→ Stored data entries

template <typename T> struct Frag;
// ... 482 lines not shown
  TD_CHECK(!R || ldr % 8 == 0, "gemm_dgrad: bad residual stride");
  TD_CHECK(r_hi == 0 || (R && r_hi > 0 && r_wi > 0 && M % (r_hi * r_wi) == 0), "gemm_dgrad: bad stride-2 residual geometry");
  TD_CHECK(!mask || ldmask % 8 == 0, "gemm_dgrad: bad mask stride");
  TD_CHECK(!bpart || (bz && bmean && ldbz % 8 == 0 && (!bzd || (bmean_d && ldbzd % 8 == 0))), "gemm_dgrad: bad statistics operands");
  GemmP p{};
  p.A = A; p.lda = lda; p.a_scale_rows = 1;
  p.M = M; p.K = K; p.N = N; p.W = W; p.ldw = ldw;
  p.R = R; p.ldr = ldr; p.act = TDEED_ACT_NONE; p.C = C; p.ldc = ldc;
  p.g_stride = 1;
  p.C2 = C2; p.ldc2 = ldc2; p.n2 = C2 ? n2 : 0; p.c2_pre = C2 ? 1 : 0;
  p.mask = mask; p.ldmask = ldmask;
  p.bz = bz; p.ldbz = ldbz; p.bmean = bmean; p.bzd = bpart ? bzd : nullptr; p.ldbzd = ldbzd; p.bmean_d = bmean_d;
  p.bpart = bpart;
  p.r_hi = r_hi; p.r_wi = r_wi;
  hipStream_t st = (hipStream_t)stream;
  return dtype == TDEED_F32 ? launch_gemm<float>(p, st, true) : launch_gemm<bf16_t>(p, st, true);
}

struct GemmWsP {
  const void* A; long lda;
  const void* A0; long lda0; int k0;
  const float* a_scale; int a_scale_rows;
  int M, K, N;
  const void* Wf;
  const float* scale; const float* shift;
  const void* R; long ldr;
  int act;
  void* C; long ldc;
  int g_stride, g_hi, g_wi, g_ho, g_wo;
  int NT;
  int NTS;
  void* C2; long ldc2; int n2;
  float* colpart;
};

template <typename T, int KS, bool WLDS, int NW = 4>
__global__ __launch_bounds__(NW * 64, NW == 4 ? 2 : 1) void gemm_ws_kernel(const GemmWsP p) {
  constexpr int NTHR = NW * 64, CR = NW * 32;
  constexpr int EPC = Chunk<T>::N;
  typedef typename Frag<T>::type frag_t;
  extern __shared__ __attribute__((aligned(16))) unsigned char smem[];
  const int nt0 = WLDS ? blockIdx.y * p.NTS : 0;
  const int nts = WLDS ? min(p.NTS, p.NT - nt0) : p.NT;
  const size_t wbytes = WLDS ? (size_t)p.NTS * KS * 64 * 16 : 0;
  const frag_t* wl = WLDS ? reinterpret_cast<const frag_t*>(smem) : reinterpret_cast<const frag_t*>(p.Wf);
  float* ssc = reinterpret_cast<float*>(smem + wbytes);
  float* ssh = ssc + (WLDS ? p.NTS : p.NT) * 16;
  const int tid = threadIdx.x, lane = tid & 63, wv = tid >> 6;
  {
    if (WLDS) {
      frag_t* wdst = reinterpret_cast<frag_t*>(smem);
      const frag_t* src = reinterpret_cast<const frag_t*>(p.Wf) + (size_t)nt0 * KS * 64;
      TD_DEV_ASSERT(nts <= p.NTS && nt0 + nts <= p.NT);
      const int nfr = nts * KS * 64;
      constexpr int WB = 8;
      for (int i0 = tid; i0 < nfr; i0 += NTHR * WB) {
        frag_t v[WB];
#pragma unroll
        for (int b_ = 0; b_ < WB; ++b_) v[b_] = src[min(i0 + b_ * NTHR, nfr - 1)];
        TD_ISSUE_FENCE();
#pragma unroll
        for (int b_ = 0; b_ < WB; ++b_)
          if (i0 + b_ * NTHR < nfr) wdst[i0 + b_ * NTHR] = v[b_];
      }
    }
    for (int i = tid; i < nts * 16; i += NTHR) {
      const int n = nt0 * 16 + i;
      ssc[i] = (p.scale && n < p.N) ? p.scale[n] : 1.0f;
      ssh[i] = (p.shift && n < p.N) ? p.shift[n] : 0.0f;
    }
  }
  __syncthreads();
  const int px = lane & 15, q = lane >> 4;
  const long nchunks = ((long)p.M + CR - 1) / CR;
  for (long chunk = blockIdx.x; chunk < nchunks; chunk += gridDim.x) {
    const long mbase = chunk * CR + wv * 32;
    frag_t xf[2][KS];
    bool mok[2];
    long mrow[2];
#pragma unroll
    for (int mt = 0; mt < 2; ++mt) {
      const long m = mbase + mt * 16 + px;
      mok[mt] = m < p.M;
      const long mm = mok[mt] ? m : 0;
      mrow[mt] = mm;
      long src = mm;
      const unsigned mu = (unsigned)mm;
      if (p.g_stride > 1) {
        const unsigned per = (unsigned)(p.g_ho * p.g_wo);
        const unsigned f = mu / per, rem = mu - f * per;
        const unsigned yo = rem / (unsigned)p.g_wo, xo = rem - yo * (unsigned)p.g_wo;
        src = ((long)f * p.g_hi + (long)yo * p.g_stride) * p.g_wi + (long)xo * p.g_stride;
      }
      const T* arow = reinterpret_cast<const T*>(p.A) + src * p.lda;
      const T* a0row = p.A0 ? reinterpret_cast<const T*>(p.A0) + src * p.lda0 : nullptr;
      const float* srow = p.a_scale ? p.a_scale + (long)(mu / (unsigned)p.a_scale_rows) * (long)p.K : nullptr;
#pragma unroll
      for (int ks = 0; ks < KS; ++ks) {
        const int k = (ks * 4 + q) * EPC;
        u32x4 v = {0u, 0u, 0u, 0u};
        if (mok[mt] && k < p.K) {
          const T* s = (a0row && k < p.k0) ? a0row + k : arow + k;
          v = *reinterpret_cast<const u32x4*>(s);
          if (srow) {
            float f[EPC];
            Chunk<T>::load(reinterpret_cast<const T*>(&v), f);
#pragma unroll
            for (int e4 = 0; e4 < EPC; e4 += 4) {
              const f32x4 g4 = *reinterpret_cast<const f32x4*>(srow + k + e4);
#pragma unroll
              for (int e = 0; e < 4; ++e) f[e4 + e] *= g4[e];
            }
            Chunk<T>::store(reinterpret_cast<T*>(&v), f);
          }
        }
        xf[mt][ks] = *reinterpret_cast<frag_t*>(&v);
      }
    }
    for (int tp = 0; tp < nts; tp += 2) {
      const int chp = (nt0 + tp) * 16 + q * 8;
      u32x4 rpre[2][8 / EPC];
      if (p.R && chp < p.N) {
#pragma unroll
        for (int mt = 0; mt < 2; ++mt)
#pragma unroll
          for (int h = 0; h < 8 / EPC; ++h)
            rpre[mt][h] = *reinterpret_cast<const u32x4*>(reinterpret_cast<const T*>(p.R) + mrow[mt] * p.ldr + chp + h * EPC);
      }
      f32x4 acc[2][2];
#pragma unroll
      for (int t = 0; t < 2; ++t)
#pragma unroll
        for (int mt = 0; mt < 2; ++mt) acc[t][mt] = (f32x4){0.f, 0.f, 0.f, 0.f};
#pragma unroll
      for (int ks = 0; ks < KS; ++ks) {
        const frag_t w0 = wl[((tp + 0) * KS + ks) * 64 + lane];
        const frag_t w1 = wl[((tp + 1) * KS + ks) * 64 + lane];
#pragma unroll
        for (int mt = 0; mt < 2; ++mt) {
          acc[0][mt] = mma<T>(w0, xf[mt][ks], acc[0][mt]);
          acc[1][mt] = mma<T>(w1, xf[mt][ks], acc[1][mt]);
        }
      }
      const int ch = (nt0 + tp) * 16 + q * 8;
      if (ch < p.N) {
        float sc[8], sh[8];
#pragma unroll
        for (int e = 0; e < 8; ++e) { sc[e] = ssc[tp * 16 + q * 8 + e]; sh[e] = ssh[tp * 16 + q * 8 + e]; }
#pragma unroll
        for (int mt = 0; mt < 2; ++mt) {
          if (!mok[mt]) continue;
          float v[8];
#pragma unroll
          for (int r = 0; r < 4; ++r) {
            v[r] = acc[0][mt][r] * sc[r] + sh[r];
            v[4 + r] = acc[1][mt][r] * sc[4 + r] + sh[4 + r];
          }
          const long m = mrow[mt];
          if (p.R) {
            float rv[EPC];
#pragma unroll
            for (int h = 0; h < 8 / EPC; ++h) {
              Chunk<T>::load(reinterpret_cast<const T*>(&rpre[mt][h]), rv);
#pragma unroll
              for (int e = 0; e < EPC; ++e) v[h * EPC + e] += rv[e];
            }
          }
          if (p.act == TDEED_ACT_RELU) {
#pragma unroll
            for (int e = 0; e < 8; ++e) v[e] = fmaxf(v[e], 0.f);
          } else if (p.act == TDEED_ACT_GELU) {
#pragma unroll
            for (int e = 0; e < 8; ++e) v[e] = gelu_erf(v[e]);
          }
          T* cp = reinterpret_cast<T*>(p.C) + m * p.ldc + ch;
          T* cp2 = (p.C2 && ch < p.n2) ? reinterpret_cast<T*>(p.C2) + m * p.ldc2 + ch : nullptr;
#pragma unroll
          for (int h = 0; h < 8 / EPC; ++h) {
            float o[EPC];
#pragma unroll
            for (int e = 0; e < EPC; ++e) o[e] = v[h * EPC + e];
            Chunk<T>::store(cp + h * EPC, o);
            if (cp2) Chunk<T>::store(cp2 + h * EPC, o);
          }
        }
      }
    }
  }
}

→ Assignment
Each line holding "WLDS" in the records should be copied out.

→ Answer space
template <typename T, int KS, bool WLDS, int NW = 4>
  const int nt0 = WLDS ? blockIdx.y * p.NTS : 0;
  const int nts = WLDS ? min(p.NTS, p.NT - nt0) : p.NT;
  const size_t wbytes = WLDS ? (size_t)p.NTS * KS * 64 * 16 : 0;
  const frag_t* wl = WLDS ? reinterpret_cast<const frag_t*>(smem) : reinterpret_cast<const frag_t*>(p.Wf);
  float* ssh = ssc + (WLDS ? p.NTS : p.NT) * 16;
    if (WLDS) {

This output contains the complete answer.